Source data ▸
::::::

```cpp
hipError_t launch_conv(int dtype, const ConvArgs& a, hipStream_t st);
int conv_tile_bp(const ConvArgs& a);
const char* conv_kernel_name(int dtype, const ConvArgs& a);
const char* wgrad_kernel_name(int dtype, const WgradArgs& a);
int conv_partials_rows(const ConvArgs& a);
bool conv_segments_ok(int dtype, const ConvArgs& a);
int device_cus();
int conv_halo_tw(int dtype, const ConvArgs& a);
int conv_halo_tiles(const ConvArgs& a, int tw);
hipError_t launch_conv_halo(int dtype, const ConvArgs& a, int tw, hipStream_t st);
int conv_halo256_mode(int dtype, const ConvArgs& a);
int conv_halo256_tiles(const ConvArgs& a, int mode);
hipError_t launch_conv_halo256(int dtype, const ConvArgs& a, int mode, hipStream_t st);
bool conv_h16_ok(int dtype, const ConvArgs& a);
int conv_h16_rows(const ConvArgs& a);
hipError_t launch_conv_h16(int dtype, const ConvArgs& a, hipStream_t st);
const char* conv_h16_name(int dtype, const ConvArgs& a);
bool conv_pp64_ok(int dtype, const ConvArgs& a);
hipError_t launch_conv_pp64(const ConvArgs& a, hipStream_t st);
const char* conv_pp64_name(const ConvArgs& a);
int conv_pp64_rows(const ConvArgs& a);
int conv_dma_bp(int dtype, const ConvArgs& a);
int conv_dma_rows(const ConvArgs& a, int bp);
hipError_t launch_conv_dma(int dtype, const ConvArgs& a, int bp, hipStream_t st);
const char* conv_dma_name(int dtype, int bp);
bool conv_s2_ok(int dtype, const ConvArgs& a);
bool conv_s2_pair_ok(int dtype, const ConvArgs& a, const ConvArgs& d);
int conv_s2_rows(const ConvArgs& a);
hipError_t launch_conv_s2(const ConvArgs& a, const ConvArgs* d, hipStream_t st);
const char* conv_s2_name(const ConvArgs& a, bool pair);
bool conv_s2d_ok(int dtype, const ConvArgs& a);
hipError_t launch_conv_s2d(const ConvArgs& a, hipStream_t st);
const char* conv_s2d_name();
int conv_fp8_mode(const ConvArgs& a);
int conv_fp8_rows(const ConvArgs& a);
const char* conv_fp8_name(const ConvArgs& a);
hipError_t launch_conv_fp8(const ConvArgs& a, const Fp8Args& q, hipStream_t st);
hipError_t launch_pack_fp8(const PackFp8Args& a, hipStream_t st);
hipError_t launch_fp8_scale_update(float* slots, int n, hipStream_t st);
hipError_t launch_wgrad(int dtype, const WgradArgs& a, hipStream_t st);
int wgrad_halo_tw(const WgradArgs& a);
void* stream_scratch(hipStream_t st, size_t bytes);
void stream_scratch_release();
hipError_t launch_wgrad_fold(const void* slabs, float* dw, int C, int gx, int gy, int splits, int taps, int kh_n, hipStream_t st);
hipError_t launch_stem_wgrad_fold(const void* slabs, float* dw, int nwg, hipStream_t st);
hipError_t launch_wgrad_halo(int dtype, const WgradArgs& a, int tw, hipStream_t st);
bool wgrad_dma_ok(int dtype, const WgradArgs& a, int splits);
bool wgrad_dma_used(int dtype, const WgradArgs& a);
hipError_t launch_wgrad_dma(const WgradArgs& a, int tw, int tps, int ntiles, int splits, void* slabs, hipStream_t st);
hipError_t launch_probe_tr16(const uint16_t* in, const int* byte_addr, uint16_t* out, hipStream_t st);
bool wgrad_s2_ok(int dtype, const WgradArgs& a);
hipError_t launch_wgrad_s2(const WgradArgs& a, hipStream_t st);
hipError_t launch_stem(int dtype, const StemArgs& a, hipStream_t st);
int stem_partials_rows(const StemArgs& a);
hipError_t launch_stem_wgrad(int dtype, const StemWgradArgs& a, hipStream_t st);
hipError_t launch_stem_wgrad_pool(int dtype, const StemWgradArgs& a, const sslcr_bn_bwd_desc& b, hipStream_t st);
bool stem_pool_ok(int dtype, const StemArgs& a, int POH, int POW);
hipError_t launch_stem_pool(int dtype, const StemArgs& a, int POH, int POW, hipStream_t st);
hipError_t launch_bn_finalize(const BnFinalizeArgs& a, hipStream_t st);
hipError_t launch_bn_act(int dtype, const BnActArgs& a, hipStream_t st);
hipError_t launch_bn_relu_maxpool(int dtype, const PoolFwdArgs& a, hipStream_t st);
hipError_t launch_maxpool_relu_bwd(int dtype, const PoolBwdArgs& a, hipStream_t st);
hipError_t launch_avgpool_fwd(int dtype, const void* x, float* y, int N, int HW, int C, hipStream_t st);
hipError_t launch_avgpool_bwd(int dtype, const float* dy, void* dx, int N, int HW, int C, hipStream_t st);
hipError_t launch_bn_bwd_reduce(int dtype, const BnBwdArgs& a, hipStream_t st);
hipError_t launch_bn_bwd_apply(int dtype, const BnBwdArgs& a, hipStream_t st);
bool bn_bwd_pair_ok(const BnBwdArgs& a, const BnBwdArgs& b);
hipError_t launch_bn_bwd_reduce_pair(int dtype, const BnBwdArgs& a, const BnBwdArgs& b, int keep_g, hipStream_t st);
hipError_t launch_bn_bwd_apply_pair(int dtype, const BnBwdArgs& a, const BnBwdArgs& b, int from_g, hipStream_t st);
hipError_t launch_bn_param_grads(const double* sums, const float* invstd, float* dgamma, float* dbeta, int C, hipStream_t st);
hipError_t launch_bn_param_grads_scaled(const double* sums, const float* invstd, float* dgamma, float* dbeta, int C, float scale, hipStream_t st);
hipError_t launch_linear_fwd(const float* x, const float* w, const float* b, float* y, int M, int N, int K, int relu, hipStream_t st);
hipError_t launch_linear_bwd(const float* x, const float* w, const float* dy, const float* yact, float* dx, float* dw, float* db,
                             int M, int N, int K, int dx_accumulate, float* scratch, hipStream_t st);
hipError_t launch_loss(const LossArgs& a, hipStream_t st);
hipError_t launch_softmax_col(const float* logits, float* out, int n, int C, int col, hipStream_t st);
hipError_t launch_weak_augment(const sslcr_weak_aug_desc& a, hipStream_t st);
hipError_t launch_hed_colour(const sslcr_colour_aug_desc& a, hipStream_t st);
hipError_t launch_brightness_contrast(const sslcr_brightness_contrast_desc& a, hipStream_t st);
hipError_t launch_optimizer(const TensorDesc* d_descs, int ntensors, int max_n, const OptArgs& o, hipStream_t st);
constexpr int OPT_CHUNK = 2048;
constexpr int OPT_TILE = 16 * 16 * 9;
hipError_t launch_optimizer_chunks(const TensorDesc* d_descs, const void* d_chunks , int nchunks,
                                   const OptArgs& o, hipStream_t st);
hipError_t launch_axpby(float* p, float* q, size_t n, float alpha, int copy_back, hipStream_t st);
hipError_t launch_fill(float* p, size_t n, float v, hipStream_t st);
hipError_t launch_pack_conv(int dtype, const PackArgs& a, hipStream_t st);
hipError_t launch_pack_stem(int dtype, const PackArgs& a, hipStream_t st);
hipError_t launch_copy2d(float* dst, long ldd, const float* src, long lds, int rows, int w, int accumulate, hipStream_t st);
hipError_t launch_copy2d_multi(float* dst, long ldd, int ndst, long dstep, const float* src, long lds, int nsrc, long sstep, int rows, int w,
                               hipStream_t st);
hipError_t launch_unpack_grad(const float* g, float* out, int K, int C, int RS, hipStream_t st);
int fail(const char* fmt, ...);
int check(hipError_t e, const char* what);

}
```

### ssl_cr_histo_amd/kernels.py

```python
import torch

from . import _lib as L

F32, BF16 = 0, 1


def tdtype(dtype):
    return torch.bfloat16 if dtype == BF16 else torch.float32


def _dt(t):
    if t.dtype == torch.bfloat16:
        return BF16
    if t.dtype == torch.float32:
        return F32
    raise TypeError(f"unsupported activation dtype {t.dtype}")


def _chk(*ts):
    for t in ts:
        if t is not None:
            if not t.is_cuda:
                raise L.SslcrError("sslcr kernels need device tensors (no CPU fallback)")
            if not t.is_contiguous():
                raise L.SslcrError("sslcr kernels need contiguous tensors")


last_conv_kernel = ""
last_wgrad_kernel = ""


def conv2d(x, w, stride, pad, *, in_scale=None, in_shift=None, in_relu=False, bias=None, residual=None, relu=False,
           want_stats=False, out=None, transposed=False, out_hw=None, osh=1, accumulate=False, pixel_hw=None,
           pix_mul=0, pix_off=(0, 0), tap_mask=0, mask=None, par4=False, seg_images=0, out_scale=None):
    _chk(x, w, in_scale, in_shift, bias, residual, out, out_scale)
    dt = _dt(x)
    N, H, W, C = x.shape
    K, R, S, C2 = w.shape
    assert C2 == C and w.dtype == x.dtype
    if transposed:
        PH, PW = pixel_hw
    else:
        PH, PW = (H + 2 * pad - R) // stride + 1, (W + 2 * pad - S) // stride + 1
    OH, OW = out_hw if out_hw is not None else (PH * osh, PW * osh)
    y = out if out is not None else torch.empty((N, OH, OW, K), dtype=x.dtype, device=x.device)
    d = L.ConvDesc(L.ptr(x), L.ptr(w), L.ptr(y), L.ptr(in_scale), L.ptr(in_shift), L.ptr(bias), L.ptr(residual), None,
                   N, H, W, C, K, R, S, stride, pad, PH, PW, OH, OW, osh, int(transposed), int(in_relu), int(relu),
                   int(accumulate), int(pix_mul), int(pix_off[0]), int(pix_off[1]), int(tap_mask))
    d.par4 = int(par4)
    d.out_scale = L.ptr(out_scale)
    if seg_images:
        d.seg_images = int(seg_images)
        d.seg_stride = int(in_scale.stride(0)) if in_scale is not None and in_scale.dim() == 2 else 0
        if not L.lib().sslcr_conv2d_segments_ok(dt, d):
            raise L.SslcrError("conv2d: no segment form for this shape / dtype")
    if mask is not None:
        _chk(*mask)
        d.mask_x, d.mask_scale, d.mask_shift, d.mask_mean = (L.ptr(t) for t in mask)
    stats = None
    if want_stats:
        rows = L.lib().sslcr_conv2d_partial_rows(d)
        stats = torch.full((rows, 2, K), float("nan"), dtype=torch.float32, device=x.device)
        d.stats = L.ptr(stats)
    global last_conv_kernel
    last_conv_kernel = L.lib().sslcr_conv2d_kernel_name(dt, d).decode()
    L.check(L.lib().sslcr_conv2d(dt, d, L.stream_ptr()))
    return (y, stats) if want_stats else y
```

::::::

Problem ▸ Go through the material and select each line with the string "else" in it.

Written response ▸
    return torch.bfloat16 if dtype == BF16 else torch.float32
    else:
    OH, OW = out_hw if out_hw is not None else (PH * osh, PW * osh)
    y = out if out is not None else torch.empty((N, OH, OW, K), dtype=x.dtype, device=x.device)
        d.seg_stride = int(in_scale.stride(0)) if in_scale is not None and in_scale.dim() == 2 else 0
    return (y, stats) if want_stats else y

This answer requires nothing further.